Collected data entries:
------------------------

FusedImpl *fused_stage_create(FusedImpl *const *pairs, int npairs) {
    const bool off = switches().no_stage;
    if (off || npairs < 2 || !pairs[0] || pairs[0]->kind != FusedImpl::DWPW) return nullptr;
    const OpSpec &d0 = pairs[0]->a->s;
    const char *nm = k::stage_name(d0.H, d0.W, d0.C, npairs);
    if (!nm) return nullptr;
    for (int i = 0; i < npairs; ++i) {
        const FusedImpl *f = pairs[i];
        if (!f || f->kind != FusedImpl::DWPW) return nullptr;
        const OpSpec &d = f->a->s, &q = f->b->s;
        if (d.H != d0.H || d.W != d0.W || d.C != d0.C || d.sh != 1 || q.N != d0.C) return nullptr;
        if (d.u8 != d0.u8 || q.u8 != d0.u8 || !f->dwpw.dw.magic || !f->dwpw.pw.magic || !f->dwpw.dw.wmm) return nullptr;
        if (f->dwpw.dw.izp4 != pairs[0]->dwpw.dw.izp4 || f->a->device != pairs[0]->a->device) return nullptr;
    }
    bool all_fma = true;
    for (int i = 0; i < npairs; ++i) all_fma = all_fma && pairs[i]->a->fma_ok && pairs[i]->b->fma_ok;
    std::vector<k::EpiPatchRec> ptab((size_t)npairs * 32, k::EpiPatchRec{0, 0});
    for (int i = 0; i < npairs && all_fma; ++i)
        for (int ph = 0; ph < 2 && all_fma; ++ph) {
            const k::EpiPatch &pl = (ph ? pairs[i]->b : pairs[i]->a)->fma_patch;
            for (int e = 0; e < pl.n && all_fma; ++e) {
                const int ch = pl.ch[e];
                if (ch < 0 || ch >= 128) {
                    all_fma = false;
                    break;
                }
                k::EpiPatchRec *slot = &ptab[(((size_t)i * 2 + ph) * 8 + (size_t)(ch >> 4)) * 2];
                if (slot[0].P != 0) ++slot;
                if (slot->P != 0) all_fma = false;
                else *slot = k::epi_patch_rec(pl.P[e], pl.R[e], ch & 3, (ch >> 2) & 3);
                if (all_fma && slot != &ptab[(((size_t)i * 2 + ph) * 8 + (size_t)(ch >> 4)) * 2]) slot[-1].meta |= 32;
            }
        }
    std::unique_ptr<FusedImpl> s = make_group(FusedImpl::STAGE, pairs[0]->a, pairs[npairs - 1]->b, nullptr, nm);
    s->stage.pairs = npairs;
    std::vector<k::StagePair> table((size_t)npairs);
    for (int i = 0; i < npairs; ++i) {
        const OpImpl *dw = pairs[i]->a, *pw = pairs[i]->b;
        const k::DwPwArgs pa = pair_args(dw, pw, all_fma ? 2 : 0);
        k::StagePair &sp = table[(size_t)i];
        set_pair_consts(sp, pa.dw, pa.pw);
        sp.dw_wmm = pa.dw.wmm, sp.dwK = kc_with_magic(*s, host_kc(dw, pa.dw.Kc));
        sp.pw_w = plain_pw_image(*s, pw);
        sp.pwK = kc_with_magic(*s, host_kc(pw, pa.pw.Kc));
    }
    k::StageArgs &a = s->stage.args;
    a.patch_tab = nullptr;
    if (all_fma) {
        a.patch_tab = (const k::EpiPatchRec *)keep(*s, ptab.data(), ptab.size() * sizeof(k::EpiPatchRec));
    }
    a.pairs = (const k::StagePair *)keep(*s, table.data(), table.size() * sizeof(k::StagePair));
    a.izp4 = pairs[0]->dwpw.dw.izp4;
    a.xr4 = d0.u8 ? 0x80808080u : 0u;
    a.queue = pairs[0]->dwpw.dw.queue, a.qlaunch = pairs[0]->dwpw.dw.qlaunch;
    a.mode = all_fma ? 3 : 2;
    for (int i = 0; i < npairs && !all_fma; ++i)
        if (pairs[i]->a->magic_mode != 2 || pairs[i]->b->magic_mode != 2) a.mode = 1;
    s->epi_mode = a.mode;
    return s.release();
}

template <typename T> static void pair_tail_operands(FusedImpl &f, T &a, const OpImpl *dw, const OpImpl *pw, const k::DwFastArgs &df, int magic) {
    set_pair_consts(a, df, pw->conv);
    a.dw_wmm = df.wmm, a.izp4 = df.izp4;
    if (magic) a.dwK = kc_with_magic(f, dw->h_Kc);
    a.pw_w = plain_pw_image(f, pw);
    if (magic) a.pwK = kc_with_magic(f, pw->h_Kc);
}

FusedImpl *fused_pair_tail_create(FusedImpl *pair, FusedImpl *tail) {
    const bool off = switches().no_pairtail;
    if (off || !pair || !tail || tail->kind != FusedImpl::TAIL) return nullptr;
    OpImpl *dw = nullptr, *pw = nullptr;
    if (pair->kind == FusedImpl::DWPW) dw = pair->a, pw = pair->b;
    else if (fused_is_chain_single(pair)) dw = pair->chain.members[0].first, pw = pair->chain.members[0].second;
    const PairMatch m = match_dw3x3_pw1x1(dw, pw);
    if (!m || !m.f || !m.f->wmm || (dw->fast == OpImpl::DW_RT && dw->rt_wz)) return nullptr;
    if ((pw->fast != OpImpl::PW_MFMA && pw->fast != OpImpl::PW_RT) || (pw->fast == OpImpl::PW_RT && pw->rt_wz)) return nullptr;
    const OpSpec &d = *m.d, &q = *m.q;
    const k::TailArgs &t = tail->tail;
    if (!k::pair_tail_supported(d.H, d.W, d.C, q.N, t.N, t.ntaps) || d.sh != 1) return nullptr;
    if ((d.u8 ? 0x80 : 0) != t.xr) return nullptr;
    if (t.H != d.OH || t.W != d.OW || t.C != q.N || dw->device != tail->a->device) return nullptr;
    const int magic = (dw->magic_mode >= 1 && pw->magic_mode >= 1) ? 1 : 0;
    std::unique_ptr<FusedImpl> f = make_group(FusedImpl::PAIRTAIL, dw, tail->b, tail->c, k::pair_tail_name(d.H, d.C));
    k::PairTailArgs &a = f->pairtail.args;
    a.H = d.H, a.C = d.C, a.magic = magic;
    f->epi_mode = magic;
    pair_tail_operands(*f, a, dw, pw, *m.f, magic);
    a.tail = t;
    return f.release();
}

------------------------

WHAT YOU ARE ASKED TO DO – Repeat word for word the lines above that run from the line containing "a.mode = all_fma ? 3 : 2;" through the line containing "template <typename T>", both ends included, and nothing else.

EXERCISE RESPONSE –
    a.mode = all_fma ? 3 : 2;
    for (int i = 0; i < npairs && !all_fma; ++i)
        if (pairs[i]->a->magic_mode != 2 || pairs[i]->b->magic_mode != 2) a.mode = 1;
    s->epi_mode = a.mode;
    return s.release();
}

template <typename T> static void pair_tail_operands(FusedImpl &f, T &a, const OpImpl *dw, const OpImpl *pw, const k::DwFastArgs &df, int magic) {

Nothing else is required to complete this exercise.